InstaHide, the system Arora has co-developed, encrypts images for AI model training/testing, while enabling high accuracy and efficiency. Specifically, the system mixes private images with public ones and changes pixel color randomly. A similar model applies the idea to text-based data, by encrypting text ingredients and gradients.
“The systems have close to 100 percent accuracy and can help with data privacy for everything from medicine to self-driving cars,” Arora says.
Triangulating Intelligence at Stanford
Many Stanford speakers noted that triangulating intelligence is a priority across university departments. Stanford professor of human biology and director of the Symbolic Systems Program Michael Frank and Bill Newsome, professor of neurobiology and director of the Wu Tsai Neurosciences Institute, described how their organizations, along with HAI, have launched programs at this intersection.

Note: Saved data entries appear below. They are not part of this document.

TD void camera_film ( const DevRenderParams& p, uint32_t px, uint32_t py, float r1, float r2, float& sx, float& sy ) {
    float dx = -p.jitter + 2 * r1 * p.jitter;
    float dy = -p.jitter + 2 * r2 * p.jitter;
    float ndc_x, ndc_y; div2_exact_rk ( ( float ) px + 0.5f + dx, ( float ) py + 0.5f + dy, ( float ) p.fb_w, p.inv_fb_w, ( float ) p.fb_h, p.inv_fb_h, ndc_x, ndc_y );
    sx = 2 * ndc_x - 1;
    sy = 1 - 2 * ndc_y;
}
TD V3 camera_rotate ( const DevRenderParams& p, V3 d ) {
    return v3 ( p.cam_rot[0] * d.x + p.cam_rot[1] * d.y + p.cam_rot[2] * d.z,
                p.cam_rot[3] * d.x + p.cam_rot[4] * d.y + p.cam_rot[5] * d.z,
                p.cam_rot[6] * d.x + p.cam_rot[7] * d.y + p.cam_rot[8] * d.z );
}
TD V3 camera_sample ( const DevRenderParams& p, uint32_t px, uint32_t py, float r1, float r2 ) {
    float sx, sy; camera_film ( p, px, py, r1, r2, sx, sy );
    float fx = sx * p.aspect * p.tan_half_fov;
    float fy = sy * p.tan_half_fov;
    V3 d = normalize ( v3 ( fx, fy, 1.f ) );
    return camera_rotate ( p, d );
}

TD void concentric_disk ( float l1, float l2, float& u, float& v ) {
    const float kPi2 = tdm_float ( 0x3FC90FDBu ), kPi4 = tdm_float ( 0x3F490FDBu );
    const float a = 2 * l1 - 1, b = 2 * l2 - 1;
    u = 0.f; v = 0.f;
    if ( ! ( a == 0.f && b == 0.f ) ) {
        float r, phi;
        if ( fabsf ( a ) > fabsf ( b ) ) { r = a; phi = kPi4 * ( b / a ); }
        else { r = b; phi = kPi2 - kPi4 * ( a / b ); }
        float sp, cp; tdm_sincosf_pair ( phi, sp, cp );
        u = r * cp; v = r * sp;
    }
}

TD bool lens_draws ( const DevLens& L ) { return L.model == 0 && L.lens_radius > 0.f; }
TD void lens_sample ( const DevRenderParams& p, const DevLens& L, uint32_t px, uint32_t py, float r1, float r2, float l1, float l2, V3& ro, V3& rd ) {
    const float kPi = tdm_float ( 0x40490FDBu ), kPi2 = tdm_float ( 0x3FC90FDBu );
    float sx, sy; camera_film ( p, px, py, r1, r2, sx, sy );
    const V3 pos = v3 ( p.cam_pos[0], p.cam_pos[1], p.cam_pos[2] );
    float Lx = 0.f, Ly = 0.f;
    bool shifted = false;
    if ( L.model == 0 ) {
        const float fx = sx * p.aspect * p.tan_half_fov;
        const float fy = sy * p.tan_half_fov;
        const V3 d = normalize ( v3 ( fx, fy, 1.f ) );
        if ( L.lens_radius > 0.f ) {
            float u, v; concentric_disk ( l1, l2, u, v );
            Lx = L.lens_radius * u; Ly = L.lens_radius * v; shifted = true;
            const float t = L.focus_distance / d.z;
            const V3 F = v3 ( d.x * t, d.y * t, d.z * t );
            rd = camera_rotate ( p, normalize ( v3 ( F.x - Lx, F.y - Ly, F.z ) ) );
        } else rd = camera_rotate ( p, d );
    } else if ( L.model == 1 ) {
        Lx = ( sx * p.aspect ) * L.ortho_half; Ly = sy * L.ortho_half; shifted = true;
        rd = camera_rotate ( p, v3 ( 0.f, 0.f, 1.f ) );
    } else if ( L.model == 2 ) {
        const float phi = sx * kPi, theta = sy * kPi2;
        float st, ct, sp, cp; tdm_sincosf_pair ( theta, st, ct ); tdm_sincosf_pair ( phi, sp, cp );
        rd = camera_rotate ( p, v3 ( ct * sp, st, ct * cp ) );
    } else {
        const float ux = sx * p.aspect, uy = sy, rr = sqrtf ( ux * ux + uy * uy ), theta = rr * L.fisheye_half;
        if ( rr == 0.f ) rd = camera_rotate ( p, v3 ( 0.f, 0.f, 1.f ) );
        else { float st, ct; tdm_sincosf_pair ( theta, st, ct ); rd = camera_rotate ( p, v3 ( ( st * ux ) / rr, ( st * uy ) / rr, ct ) ); }
    }
    ro = shifted ? v3 ( pos.x + ( p.cam_rot[0] * Lx + p.cam_rot[1] * Ly ), pos.y + ( p.cam_rot[3] * Lx + p.cam_rot[4] * Ly ), pos.z + ( p.cam_rot[6] * Lx + p.cam_rot[7] * Ly ) ) : pos;
}

TD bool point_inactive ( V3 pos, V3 nrm ) {
    const bool finite = fabsf ( pos.x ) < INFINITY && fabsf ( pos.y ) < INFINITY && fabsf ( pos.z ) < INFINITY && fabsf ( nrm.x ) < INFINITY && fabsf ( nrm.y ) < INFINITY && fabsf ( nrm.z ) < INFINITY;
    const float q = nrm.x * nrm.x + nrm.y * nrm.y + nrm.z * nrm.z;
    return !finite || ! ( q > 0.f && q < INFINITY );
}
TD void point_sample ( const DevPointSampling& S, V3 pos, V3 nrm, float g1, float g2, V3& ro, V3& rd ) {
    const V3 n = normalize ( nrm );
    const float s = copysignf ( 1.f, n.z );
    const float a = -1.f / ( s + n.z );
    const float b = ( n.x * n.y ) * a;
    const V3 t = v3 ( 1.f + ( s * ( n.x * n.x ) ) * a, s * b, ( -s ) * n.x );
    const V3 bt = v3 ( b, s + ( n.y * n.y ) * a, -n.y );
    float x, y, z;
    if ( S.distribution == 0 ) {
        concentric_disk ( g1, g2, x, y );
        z = sqrtf ( fmaxf ( 0.f, ( 1.f - x * x ) - y * y ) );
    } else {
        z = 1.f - 2 * g1;
        const float r = sqrtf ( fmaxf ( 0.f, 1.f - z * z ) );
        const float phi = tdm_float ( 0x40C90FDBu ) * g2;
        float sp, cp; tdm_sincosf_pair ( phi, sp, cp );
        x = r * cp; y = r * sp;
    }
    rd = normalize ( v3 ( ( x * t.x + y * bt.x ) + z * n.x, ( x * t.y + y * bt.y ) + z * n.y, ( x * t.z + y * bt.z ) + z * n.z ) );
    ro = pos;
}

Stanford undergraduates now have an option to take a new human-centered AI concentration in the undergraduate Symbolic Systems Program, with classes spanning digital ethics, policy and politics of algorithms, and AI design.
“Symbolic Systems is a unique undergraduate program offering an interdisciplinary education in computation, philosophy, and cognitive science,” Frank says. The program, which started in 1986 and boasts well-known alumni including the founders of LinkedIn and Instagram, features an introductory course called Minds and Machines.
Stanford’s Wu Tsai Neurosciences Institute launched nearly a decade ago to promote a campus-wide community related to neuroscience. “The brain is too big a problem to be solved by any one discipline or set of experimental techniques,” Newsome says. To this end, Wu Tsai invests in faculty, interdisciplinary fellowships, and research, among other activities.
Other Stanford-housed initiatives like HAI’s Hoffman-Yee grant program will continue to bring these programs and other interdisciplinary researchers together to create a broad ecosystem driving valuable insights and application at the intersection of AI, neuroscience, and psychology.